• [WHAT IS EXPECTED]: Filter the entries and keep only the lines where the string "batches" appears.

**** PROVIDED DATA

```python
_SIGS = {
    "ann_kdtree_create": (c_void_p, [P(P(c_float)), c_int, c_int, c_int, c_int]),
    "ann_kdtree_create_dev": (c_void_p, [c_void_p, c_int, c_int, c_void_p]),
    "ann_kdtree_create_dev_ex": (c_void_p, [c_void_p, c_int, c_int, c_int, c_int, c_void_p]),
    "tiler_kdtree_positions": (c_int, [c_void_p, c_void_p]),
    "ann_kdtree_destroy": (None, [c_void_p]),
    "ann_kdtree_search": (c_int, [c_void_p, c_void_p, c_float, c_void_p]),
    "ann_kdtree_pri_search": (c_int, [c_void_p, c_void_p, c_float, c_void_p]),
    "ann_kdtree_search_multi": (c_int, [c_void_p, c_void_p, c_void_p, c_int, c_void_p, c_float]),
    "ann_kdtree_search_batch": (c_int, [c_void_p, c_void_p, c_int, c_float, c_void_p, c_void_p]),
    "ann_kdtree_search_multi_batch": (c_int, [c_void_p, c_void_p, c_int, c_int, c_float, c_void_p, c_void_p]),
    "ann_kdtree_pri_search_batch": (c_int, [c_void_p, c_void_p, c_int, c_float, c_void_p, c_void_p]),
    "ann_kdtree_search_batch_dev": (c_int, [c_void_p, c_void_p, c_int, c_int, c_void_p, c_void_p, c_void_p]),
    "ann_kdtree_get_stats": (c_int, [c_void_p, P(SearchStats)]),
    "tiler_set_scan_limits": (c_int, [c_int, c_int]),
    "tiler_debug_percall_bench": (c_int, [c_void_p, c_void_p, c_int, c_int, c_int, c_void_p, c_void_p, P(c_double),
                                          P(c_double)]),
    "tiler_debug_force_replay": (c_int, [c_int]),
    "tiler_debug_pri_outcomes": (c_int, [c_void_p, P(ctypes.c_int64)]),
    "tiler_debug_shortlist_gate": (c_int, [c_int]),
    "tiler_debug_ft_dedup": (c_int, [c_int]),
    "tiler_combine_stats": (c_int, [c_void_p, P(ctypes.c_int64), P(ctypes.c_int64), P(ctypes.c_int32)]),
    "tiler_init": (c_int, [c_int]),
    "tiler_device_count": (c_int, []),
    "tiler_kdtree_device": (c_int, [c_void_p]),
    "tiler_kdtree_replicate": (c_int, [c_void_p, c_int]),
    "tiler_placement_plan": (c_int, [c_int, c_void_p, c_int, c_void_p]),
    "tiler_debug_force_replicas": (c_int, [c_int]),
    "tiler_shutdown": (c_int, []),
    "tiler_last_error": (c_char_p, []),
    "tiler_set_gamma": (c_int, [c_double, c_double]),
    "tiler_timing_enable": (c_int, [c_int]),
    "tiler_timing_get": (c_double, [c_char_p, P(c_int)]),
    "tiler_timing_reset": (c_int, []),
    "tiler_psyv_batch": (c_int, [c_int, c_void_p, c_int, c_void_p, c_void_p, c_int, c_void_p, c_void_p, c_void_p,
                                 c_int, c_int, c_void_p, c_void_p]),
    "tiler_psyv_batch_dev": (c_int, [c_int, c_void_p, c_void_p, c_void_p, c_void_p, c_void_p, c_void_p, c_int, c_int,
                                     c_void_p, c_void_p, c_void_p]),
    "tiler_psyv_batch_ps": (c_int, [c_int, c_void_p, c_int, c_void_p, c_void_p, c_int, c_int, c_void_p, c_void_p,
                                    c_void_p, c_int, c_int, c_void_p, c_void_p]),
    "tiler_psyv_batch_ps_dev": (c_int, [c_int, c_void_p, c_void_p, c_void_p, c_void_p, c_int, c_void_p, c_void_p,
                                        c_int, c_int, c_void_p, c_void_p, c_void_p]),
    "tiler_ft_set_maps": (c_int, [c_void_p, c_void_p, c_void_p, c_void_p]),
    "tiler_ft_get_maps": (c_int, [c_void_p, c_void_p, c_void_p, c_void_p]),
    "tiler_prepare_frame_tiling_dev": (c_void_p, [c_void_p, c_void_p, c_void_p, ctypes.c_int64, c_void_p, c_void_p,
                                                  c_void_p, c_int, c_void_p, c_int, c_int, c_void_p, c_int, c_int,
                                                  c_void_p, P(PrepareInfo)]),
    "tiler_prepare_frame_tiling_ps_dev": (c_void_p, [c_void_p, c_void_p, c_void_p, ctypes.c_int64, c_void_p,
                                                     c_void_p, c_void_p, c_int, c_void_p, c_int, c_int, c_int,
                                                     c_void_p, c_int, c_int, c_void_p, P(PrepareInfo)]),
    "tiler_frame_tiling": (c_int, [c_void_p, c_void_p, c_int, c_int, c_int, c_void_p, c_void_p, c_void_p, c_void_p,
                                   c_void_p]),
    "tiler_frame_tiling_dev": (c_int, [c_void_p, c_void_p, c_int, c_int, c_int, c_void_p, c_void_p, c_void_p,
                                       c_void_p, c_void_p, c_void_p]),
# ... 181 lines not shown
```

tiler_amd/csrc/ann_api.hip:

```cpp
#include <float.h>
#include <math.h>
#include <string.h>

#include <atomic>
#include <algorithm>
#include <chrono>
#include <thread>
#include <condition_variable>
#include <deque>
#include <mutex>
#include <string>
#include <vector>

#include "../../include/tiler_ann.h"
#include "dither.hpp"
#include "gtm_write.hpp"
#include "palette.hpp"
#include "play.hpp"
#include "prepare.hpp"
#include "kmeans.hpp"
#include "detmath.hpp"
#include "keyframes.hpp"
#include "load.hpp"
#include "scale.hpp"
// ... 950 lines not shown
int ann_kdtree_search_multi(ann_kdtree *t, int *idxs, float *errs, int cnt, float *q, float eps) {
    (void)eps;
    return combined_search(t, q, cnt, idxs, errs);
}

int tiler_set_scan_limits(int max_k1, int max_k8) {
    if (max_k1 < 0 || max_k8 < 0) {
        set_error("tiler_set_scan_limits: negative limit");
        return -1;
    }
    nn_set_scan_limits(max_k1, max_k8);
    return 0;
}

int tiler_debug_force_replay(int on) {
    nn_set_force_replay(on);
    return 0;
}

int tiler_debug_shortlist_gate(int on) {
    nn_set_shortlist_gate(on);
    return 0;
}

int tiler_debug_ft_dedup(int mode) {
    if (mode < 0 || mode > 2) {
        set_error("tiler_debug_ft_dedup: mode must be 0, 1 or 2");
        return -1;
    }
    nn_set_ft_dedup(mode);
    return 0;
}

int tiler_combine_stats(ann_kdtree *t, int64_t *calls, int64_t *batches, int32_t *max_batch) {
    if (!t) {
        set_error("tiler_combine_stats: null handle");
        return -1;
    }
    std::lock_guard<std::mutex> lk(t->comb.m);
    if (calls) *calls = t->comb.calls;
    if (batches) *batches = t->comb.batches;
    if (max_batch) *max_batch = t->comb.max_batch;
    return 0;
}

int tiler_debug_percall_bench(ann_kdtree *t, const float *q, int nq, int k, int threads, int32_t *idx, float *err,
                              double *wall_s, double *lone_us) {
    if (!t || !t->ix || nq < 0 || (nq > 0 && (!q || !idx || !err)) || k < 1 || k > 32 || threads < 1 || threads > 256) {
        set_error("tiler_debug_percall_bench: invalid arguments");
        return -1;
    }
    const int d = t->ix->d;
    auto call = [&](int i) -> int {
        float *qi = const_cast<float *>(q + (size_t)i * d);
        if (k == 1) {
            const int r = ann_kdtree_search(t, qi, 0.0f, err + i);
            idx[i] = r;
            return r < 0 && t->ix->n > 0 ? -1 : 0;
        }
        return ann_kdtree_search_multi(t, idx + (size_t)i * k, err + (size_t)i * k, k, qi, 0.0f);
    };
    const int nl = std::min(nq, 64);
    std::vector<double> lat;
    for (int i = 0; i < nl; i++) {
        const auto a = std::chrono::steady_clock::now();
        if (call(i)) return -1;
// ... 999 lines not shown
```

tiler_amd/csrc/frame_tiling.hip:

```cpp
#include "frame_tiling.hpp"

#include <atomic>

#include "nn_search.hpp"
#include "orbit.hpp"
#include "psyv.hpp"

namespace tiler {

__global__ __launch_bounds__(256) void ft_flat_flag_kernel(const int32_t *__restrict__ rgb, int Q, uint8_t *flag,
                                                           int *bcnt) {
    const long i = (long)blockIdx.x * 256 + threadIdx.x;
    int other = 0;
    if (i < Q) {
        const int4 *t = reinterpret_cast<const int4 *>(rgb + i * 64);
        const int c0 = rgb[i * 64];
        bool flat = true;
#pragma unroll
        for (int k = 0; k < 16; k++) {
            const int4 v = t[k];
            flat = flat && v.x == c0 && v.y == c0 && v.z == c0 && v.w == c0;
        }
        flag[i] = flat ? 1 : 0;
        other = flat ? 0 : 1;
// ... 264 lines not shown
            }
            TILER_HIP_CHECK(hipStreamSynchronize(stream));
            const int U = f.h_cnt[0] + f.h_cnt[1];
            if (U < 1 || U > Q) {
                set_error("frame tiling: inconsistent representative count");
                return -1;
            }
            engaged = U <= Q - Q / 8;
            if (engaged) {
                nq = U;
                rep_of = f.drep;
            } else if (group) {
                cnt = f.fcnt + 2;
                place(nullptr, f.fbcnt + (size_t)2 * nb, nullptr, cnt);
            }
        } else {
            hipLaunchKernelGGL(ft_flat_flag_kernel, dim3(nb), dim3(256), 0, stream, d_rgb, Q, f.fflag, f.fbcnt);
            hipLaunchKernelGGL(ft_flat_scan_kernel, dim3(1), dim3(1024), 0, stream, f.fbcnt, nb, f.fcnt);
            place(nullptr, f.fbcnt, nullptr, cnt);
        }
        TILER_HIP_CHECK(hipGetLastError());
        if (engaged || group) {
            perm = f.fperm;
            if (group) flat_cnt = cnt;
        }
    }

    FtMaps fm;
    if (maps) fm = perm ? FtMaps{f.ftile, f.fpal, f.fhm, f.fvm} : *maps;
    SearchOpts so;
    so.rootbox_ready = fuse_rb;
    so.orbit_prepared = orbit;
    so.flat_cnt = flat_cnt;
    const float *box = fuse_rb ? ix->kd->d_box : nullptr;
    float *rootbox = fuse_rb ? ix->scratch.kd_rootbox : nullptr;
    if (orbit) {
        if (orbit_ft_queries(ix, d_rgb, nq, gamma, f.qrows, box, rootbox, stream, perm)) return -1;
    } else {
        PsyvArgs pa;
        pa.n = nq;
        pa.rgb = d_rgb;
        pa.perm = perm;
        pa.flags = use_wavelets ? PSYV_WAVELETS : 0;
        pa.gamma = gamma;
        pa.out32 = f.qrows;
        pa.box = box;
        pa.rootbox = rootbox;
        if (launch_psyv(pa, stream)) return -1;
    }
    if (nn_search_dev(ix, f.qrows, nq, 1, perm ? f.fidx : d_idx, perm ? f.ferr : d_err, maps ? &fm : nullptr, stream, so))
        return -1;
    if (!perm) return 0;
    if (rep_of) {
        ix->last.queries = Q;
        ix->last.dup = Q - nq;
        ix->last.ft_nonflat = f.h_cnt[2];
    }
    KTimer tm(rep_of ? "ft_dedup" : nullptr, stream);
    hipLaunchKernelGGL(ft_output_kernel, dim3(nb), dim3(256), 0, stream, Q, rep_of, (const int *)f.dpos,
                       (const int *)f.fidx, (const float *)f.ferr, (const int32_t *)f.ftile, (const int32_t *)f.fpal,
                       (const uint8_t *)f.fhm, (const uint8_t *)f.fvm, d_idx, d_err, maps ? *maps : FtMaps{});
    TILER_HIP_CHECK(hipGetLastError());
    return 0;
}

}
// ... 1 lines not shown
```

tiler_amd/csrc/nn_search.hip:

```cpp
#include <float.h>
#include <math.h>
#include <stdlib.h>
#include <string.h>

#include <algorithm>
#include <atomic>

#include "nn_search.hpp"
#include "kdorder_dev.hpp"
#include "nn_dev.hpp"
#include "orbit.hpp"
#include "orbit_map_gen.hpp"

#pragma clang fp contract(off)

namespace tiler {

enum { QF_INT = 1, QF_BAD = 2 };

struct PrepArgs {
    const float *rows;
    long n;
    int d, S;
    float scale;
// ... 1726 lines not shown
    TILER_HIP_CHECK(hipGetLastError());
    return 0;
}

static int search_core(NNIndex *ix, RescoreArgs &ra, const float *d_q, int nq, int k, hipStream_t stream,
                       const SearchOpts &opt) {
    if (scan_small_takes(ix, nq, k)) return scan_small(ix, ra, nq, k, stream);
    const bool mfma = ix->S > 0 && k <= 8;
    if (!mfma) {
        ix->last.splits = 0;
        ix->last.fallback = nq;
        ra.tq.ex_list = nullptr;
        return launch_exact(ra, nq, std::min(nq, 4096), stream);
    }
    const int v16 = ix->S16 > 0 ? SL16_L : 0;
    const int L = v16 ? v16 : 8;
    const int lpq = v16 ? 4 : 2;
    const int nblk = v16 ? ix->nblk16 : ix->nblk;
    const int max_split = 64 / (lpq * L);
    const int qpwg = v16 ? SL16_NW * SL16_QB * 16 : (ix->S == 12 ? 512 : ix->S == 4 ? 32 * gen_qb_s4(nq) * GEN_NW_S4 : 256);
    const int wgs = (nq + qpwg - 1) / qpwg;
    int nsplit = std::max(1, std::min(max_split, (1024 + wgs - 1) / wgs));
    nsplit = std::min(nsplit, nblk);
    const int bps = (nblk + nsplit - 1) / nsplit;
    nsplit = (nblk + bps - 1) / bps;
    ix->last.splits = nsplit;
    if (ensure_scratch(ix, nq, (long)nq * nsplit * lpq * L)) return -1;
    SearchScratch &s = ix->scratch;
    TILER_HIP_CHECK(hipMemsetAsync(s.fb_count, 0, 16, stream));
    ix->last_orbit = 0;
    ra.tq = TierQueues{s.fb_list, s.fb_count, s.ex_list, s.fb_count + 1, nq, s.thr};
    ra.qstat = s.qstat;
    if (k == 1 && ix->orbit) {
        const OrbitTail t{ra.tq, ra.kd, ra.out, s.t2best, opt.flat_cnt, nullptr};
        if (orbit_search(ix, d_q, nq, t, stream, opt.orbit_prepared && k == 1)) return -1;
        ix->last_orbit = 1;
        return search_tail(ix, ra, nq, stream, &t);
    }
    const long nqblk = (nq + 31) / 32;
    PrepArgs pa{d_q, nq, ix->d, ix->S, ix->scale, (half8 *)s.qfrag, nullptr, nullptr, s.qstat, nullptr, 0};
    {
        KTimer t_prep("nn_prep", stream);
        hipLaunchKernelGGL(prep_rows_kernel, dim3((unsigned)std::min<long>(4096, (nqblk + 3) / 4)), dim3(256), 0,
                           stream, pa);
    }
    TILER_HIP_CHECK(hipGetLastError());
    if (v16) {
        Prep16Args p16{d_q, nq, ix->d, ix->S16, ix->scale, (half8 *)s.qfrag16, nullptr, 0, ix->d == 192 ? 1 : 0};
        {
            KTimer t_prep("nn_prep", stream);
            hipLaunchKernelGGL(prep16_kernel, dim3((unsigned)std::min<long>(4096, ((nq + 15) / 16 + 3) / 4)),
                               dim3(256), 0, stream, p16);
        }
        TILER_HIP_CHECK(hipGetLastError());
        {
            if (launch_shortlist16<6, SL16_L>(ix, nq, nsplit, bps, k == 1 && g_gate16.load(std::memory_order_relaxed),
                                         opt.flat_cnt, stream))
                return -1;
        }
    } else if (dispatch_shortlist<8>(ix, nq, nsplit, bps, stream)) {
        return -1;
    }
    ra.key = s.key;
    ra.idx = s.idx;
    ra.L = L;
    ra.lpq = lpq;
    ra.nsplit = nsplit;
// ... 42 lines not shown
```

********

• [TASK RESPONSE]:
int tiler_combine_stats(ann_kdtree *t, int64_t *calls, int64_t *batches, int32_t *max_batch) {
    if (batches) *batches = t->comb.batches;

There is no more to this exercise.